Other advantages he cite include crimping, treating and clamping on the day of harvest and slashing the need for rolling and bagging grain – with the dust and labour involved – through the winter.
“Crimping has certainly made growing cereals on an upland farm with a short growing season much more manageable,” he says.
“It has made winter feeding – for both beef and sheep – much easier than before and, most important of all, we are getting better animal performance.”
10 top tips for successful crimping
- Ensure handling areas and machinery are thoroughly clean.
- Eliminate grain pests from storage areas and ideally avoid storing straw close by.
- Check grain moisture and use the appropriate buffered organic acid preservative at the recommended rate for the moisture content.
- Process and ensile all grain within 24 hours of harvesting.
- Ensure the crimper is set correctly so all grains are crushed and the preservative applicator is correctly calibrated.

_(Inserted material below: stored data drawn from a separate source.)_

int d2d_closed_loop(const d2d_cfg *c, const d2d_state *s, const d2d_plan *p, int32_t nsteps, int32_t on_done,
                    const d2d_state *init, void *stream) {
  int rc = plan_check(c, s, p);
  if (rc) return rc;
  if (nsteps < 0) return fail(-1, "closed_loop: bad step count");
  if (on_done < D2D_DONE_CONTINUE || on_done > D2D_DONE_FREEZE) return fail(-1, "closed_loop: bad on_done");
  const bool auto_reset = on_done == D2D_DONE_RESET;
  if (auto_reset && !snapshot_complete(init)) return fail(-1, "closed_loop: D2D_DONE_RESET needs the snapshot");
  if (c->B == 0 || nsteps == 0) return 0;
  if (c->planner_mode == D2D_PLANNER_EXTERNAL && p->launch_args && (p->planner == D2D_PLAN_PRIMITIVE || p->gaze != D2D_GAZE_NONE)) {
    const Launch l = pick_launch(*c, p);
    if (l.wpb >= 1) {
      ClosedArgs *dev = (ClosedArgs *)p->launch_args;
      const char *obs_env = getenv("D2D_OBS_EVERY_STEP");
      const bool obs_every = obs_env && obs_env[0] == '1' && obs_env[1] == '\0';
      hipLaunchKernelGGL(k_closed_args, dim3(1), dim3(64), 0, (hipStream_t)stream, dev, *c, *s, *p, auto_reset ? *init : *s,
                         (int)on_done, (int)nsteps, obs_every ? 1 : 0);
      auto launch = [&](auto kernel) {
        lds_optin(kernel, l.lds());
        hipLaunchKernelGGL(kernel, env_grid(c->B, l.wpb), env_block(l.wpb), l.lds(), (hipStream_t)stream, (const ClosedArgs *)dev);
      };
      const char *fold_env = getenv("D2D_PLAN_FOLD");
      const bool fold_off = fold_env && fold_env[0] == '0' && fold_env[1] == '\0';
      if (l.spec == 1 && !fold_off && plan_default_matches(*c, *p)) launch(k_closed<1, true>);
      else with_spec(l.spec, [&](auto S) { launch(k_closed<decltype(S)::value>); });
      return launched();
    }
  }
  const bool split = p->planner == D2D_PLAN_PRIMITIVE;
  const uint32_t skip = on_done == D2D_DONE_FREEZE ? D2D_ST_SKIP_DONE : 0;
  for (int32_t t = 0; t < nsteps; ++t) {
    if ((rc = gaze_launch(c, s, p, auto_reset ? init : nullptr, skip != 0, stream))) return rc;
    d2d_state sn = *s;
    sn.noise = noise_row(c, s, t);
    if (split) {
      if ((rc = launch_stages(c, &sn, D2D_ST_PERCEIVE | skip, stream))) return rc;
      if ((rc = plan_launch(c, s, p, skip != 0, stream))) return rc;
      if ((rc = launch_stages(c, s, D2D_ST_ACT | skip, stream))) return rc;
    } else if ((rc = launch_stages(c, &sn, D2D_ST_ALL | skip, stream))) {
      return rc;
    }
  }
  return 0;
}

int d2d_launch_shape(const d2d_cfg *c, const d2d_plan *p, int32_t out[4]) {
  if (!c || !out) return fail(-1, "launch_shape: null argument");
  if (c->abi_version != D2D_ABI_VERSION) return fail(-2, "ABI version mismatch");
  Launch l = pick_launch(*c, p);
  if (p && (!p->launch_args || c->planner_mode != D2D_PLANNER_EXTERNAL)) l.wpb = 0;
  out[0] = l.wpb;
  out[1] = (int32_t)l.lds();
  out[2] = out[1] > 0 ? (int32_t)(LDS_HARD / (size_t)out[1]) : 0;
  out[3] = spec_full(l.spec) ? 1 : 0;
  return 0;
}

- Make sure clamp walls are solid to withstand the pressure of conso-lidation, which should be in thin layers, using the Dorset Wedge method.
- Exclude all air by using new, heavy-duty polythene side-sheeting and cover clamp with an oxygen-impermeable top sheet.
- At feed-out, cut the open face neatly and remove across the whole width at least once a week, or more frequently in warmer weather.
- Keep opened face uncovered to avoid spoilage organisms.
- Take precautions against rats, mice and birds.